Ru5ty's Magnaflow 14805 is what I prefer. That is what I am planning to do in the future. 












And In my opinion (and only mine), dual exhaust on a 4 banger just seems silly to me.


----------



## spacedout (Dec 7, 2010)

EcoDave said:


> And In my opinion (and only mine), dual exhaust on a 4 banger just seems silly to me.


Single exhaust usually flows better even on a v8, unless you have true duels(from the motor back) with some sort of pressure balance(H-pipe) between each side. The only way to add duals to the cruze is a y-pipe which is super bad for flow. 

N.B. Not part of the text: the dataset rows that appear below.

diff --git a/zk-nullifier-sig_amd/csrc/plume_capi.hip b/zk-nullifier-sig_amd/csrc/plume_capi.hip
--- a/zk-nullifier-sig_amd/csrc/plume_capi.hip
+++ b/zk-nullifier-sig_amd/csrc/plume_capi.hip
@@ -748,20 +748,19 @@
         const bool two_roles = cnt <= ctx->ingest_split_max;
         a.msm_pair = (!eq1short && cnt <= ctx->msm_pair_max) ? 1 : 0;
         a.scalars_in_ingest = two_roles && ctx->split_scalars ? 1 : 0;
+        ctx->last_msm_kernel = verify_msm_kernel_name(a);
+        if (k == 0) ctx->last_msm_sampled = false;
+        if (t.on && !overlapped && k == 0) {
+            if (ctx->clk.ensure(16)) return PLUME_ERR_HIP;
+            a.clk = ctx->clk.as<unsigned long long>();
+            ctx->last_msm_sampled = true;
+        }
         launch_verify_ingest(a, pre, two_roles); if (!overlapped) t.stage(a.scalars_in_ingest ? "verify_ingest_h2c+scalars" : "verify_ingest_h2c", st);
         if (!a.scalars_in_ingest) { launch_verify_scalars(a, pre); if (!overlapped) t.stage("verify_scalars", st); }
         table_stage(ctx, a.tab, a.bases, a.jobflags, J * cnt, 3 * cnt, pre); if (!overlapped) t.stage("tables", st);
         if (overlapped) {
             HIPCHK(hipEventRecord(ctx->pre_ready[k], pre));
             HIPCHK(hipStreamWaitEvent(st, ctx->pre_ready[k], 0));
-        }
-        ctx->last_msm_kernel = verify_msm_kernel_name(a);
-        if (k == 0) ctx->last_msm_sampled = false;
-        if (t.on && !overlapped && k == 0) {
-            if (ctx->clk.ensure(16)) return PLUME_ERR_HIP;
-            HIPCHK(hipMemsetAsync(ctx->clk.p, 0, 16, st));
-            a.clk = ctx->clk.as<unsigned long long>();
-            ctx->last_msm_sampled = true;
         }
         launch_verify_msm(a, st); if (!overlapped) t.stage("verify_msm", st);
         if (version == 2 && mode == PLUME_MODE_VERIFY) { launch_normalize(a.res, a.resinf, 2 * cnt, st); if (!overlapped) t.stage("to_affine", st); }
diff --git a/zk-nullifier-sig_amd/csrc/plume_ec.h b/zk-nullifier-sig_amd/csrc/plume_ec.h
--- a/zk-nullifier-sig_amd/csrc/plume_ec.h
+++ b/zk-nullifier-sig_amd/csrc/plume_ec.h
@@ -249,13 +249,15 @@
 #define PLUME_SIGN_BITS (128 / PLUME_SIGN_K)
 #define PLUME_NPOSK (PLUME_SIGN_BITS / 2 + 1)
 static_assert(PLUME_SIGN_K == 2 || PLUME_SIGN_K == 4, "pieces of 64 or 32 bits (whole words of the GLV halves)");
-PLUME_HD uint32_t eisd_entry_table(int ta, int tb) {
-    static const uint16_t T[64] = {0x240, 0x343, 0x44F, 0x144, 0x261, 0x366, 0x469, 0x167, 0x28D, 0x38C, 0x492, 0x10B, 0x222, 0x328, 0x02A, 0x125,
-                                   0x240, 0x343, 0x44F, 0x144, 0x261, 0x366, 0x469, 0x167, 0x28D, 0x38C, 0x011, 0x10B, 0x222, 0x328, 0x02A, 0x125,
-                                   0x240, 0x343, 0x44F, 0x144, 0x261, 0x366, 0x469, 0x167, 0x28D, 0x38C, 0x011, 0x10B, 0x222, 0x328, 0x02A, 0x125,
-                                   0x240, 0x343, 0x44F, 0x144, 0x261, 0x366, 0x469, 0x167, 0x28D, 0x38C, 0x011, 0x10B, 0x222, 0x328, 0x02A, 0x125};
+namespace eisd_detail {
+constexpr static const uint16_t T[64] = {0x240, 0x343, 0x44F, 0x144, 0x261, 0x366, 0x469, 0x167, 0x28D, 0x38C, 0x492, 0x10B, 0x222, 0x328, 0x02A, 0x125,
+                                         0x240, 0x343, 0x44F, 0x144, 0x261, 0x366, 0x469, 0x167, 0x28D, 0x38C, 0x011, 0x10B, 0x222, 0x328, 0x02A, 0x125,
+                                         0x240, 0x343, 0x44F, 0x144, 0x261, 0x366, 0x469, 0x167, 0x28D, 0x38C, 0x011, 0x10B, 0x222, 0x328, 0x02A, 0x125,
+                                         0x240, 0x343, 0x44F, 0x144, 0x261, 0x366, 0x469, 0x167, 0x28D, 0x38C, 0x011, 0x10B, 0x222, 0x328, 0x02A, 0x125};
+}
+PLUME_HD constexpr uint32_t eisd_entry_table(int ta, int tb) {
     const uint32_t idx = (((uint32_t)ta & 3u) << 2) | ((uint32_t)tb & 3u) | (ta < 0 ? 16u : 0u) | (tb < 0 ? 32u : 0u);
-    return T[idx];
+    return eisd_detail::T[idx];
 }
 PLUME_HD uint32_t eisd_entry(int ta, int tb) {
     const uint32_t i = (((uint32_t)ta & 3u) << 2) | ((uint32_t)tb & 3u);
@@ -283,6 +285,79 @@
 PLUME_HD void eisd_store_glv(int8_t* dig, uint32_t stride, const glv_half& h1, const glv_half& h2, bool flip) {
     (void)eisd_store<PLUME_NPOS, 4>(dig, stride, h1.m, h1.neg != 0, h2.m, h2.neg != 0, flip);
 }
+constexpr int kEisdFsmStates = 9, kEisdFsmQuadrant = kEisdFsmStates * 16, kEisdFsmEntries = 4 * kEisdFsmQuadrant;
+constexpr uint32_t kEisdFsmRest = 4u << 5;
+struct eisd_fsm { uint16_t e[kEisdFsmEntries]; };
+constexpr eisd_fsm eisd_fsm_build() {
+    eisd_fsm t{};
+    for (int q = 0; q < 4; q++) for (int st = 0; st < kEisdFsmStates; st++) for (int ch = 0; ch < 16; ch++) {
+        const int sa = (q & 1) ? -1 : 1, sb = (q & 2) ? -1 : 1, ca = st / 3 - 1, cb = st % 3 - 1;
+        const int ta = sa * (ch >> 2) + ca, tb = sb * (ch & 3) + cb;
+        const uint32_t e = eisd_entry_table(ta, tb);
+        const int na = (ta - ((int)((e >> 5) & 7u) - 2)) >> 2, nb = (tb - ((int)((e >> 8) & 7u) - 2)) >> 2;
+        const int ns = (na < -1 || na > 1 || nb < -1 || nb > 1) ? 15 : 3 * (na + 1) + (nb + 1);
+        t.e[q * kEisdFsmQuadrant + st * 16 + ch] = (uint16_t)((e & 31u) | ((uint32_t)ns << 5));
+    }
+    return t;
+}
+constexpr bool eisd_fsm_closed(const eisd_fsm& t) {
+    for (int k = 0; k < kEisdFsmEntries; k++) if ((t.e[k] >> 5) >= kEisdFsmStates) return false;
+    return true;
+}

So funny to see 4cylinders with duals on the highway when really cold out, one side of exhaust will have considerably more flow than the other(you can see the exhaust like your breath). Only way this doesn't happen is if you get the exaust from the y-pipe back to have the exact same bends & length.


----------



## CanaryGT (Aug 12, 2013)

Yeah I understand that but for me its more of a symmetry thing. In all honestly the magnaflow sounds good but I do not like having huge tips on the back. I just think the video with the dual exhaust looks nice.


----------



## brian v (Dec 25, 2011)

Go for that man , and if you pull that off you will be happier with yer cruzen .


----------



## CanaryGT (Aug 12, 2013)

brian v said:


> Go for that man , and if you pull that off you will be happier with yer cruzen .


Go for what? Lol


----------



## brian v (Dec 25, 2011)

What ever you are trying to do to improve your cruzen . The symmetry aspect of the rear .


----------



## CanaryGT (Aug 12, 2013)

brian v said:


> What ever you are trying to do to improve your cruzen . The symmetry aspect of the rear .



Thanks! I appreciate it! I was just wondering if I can use magnaflow mufflers but those tips.


----------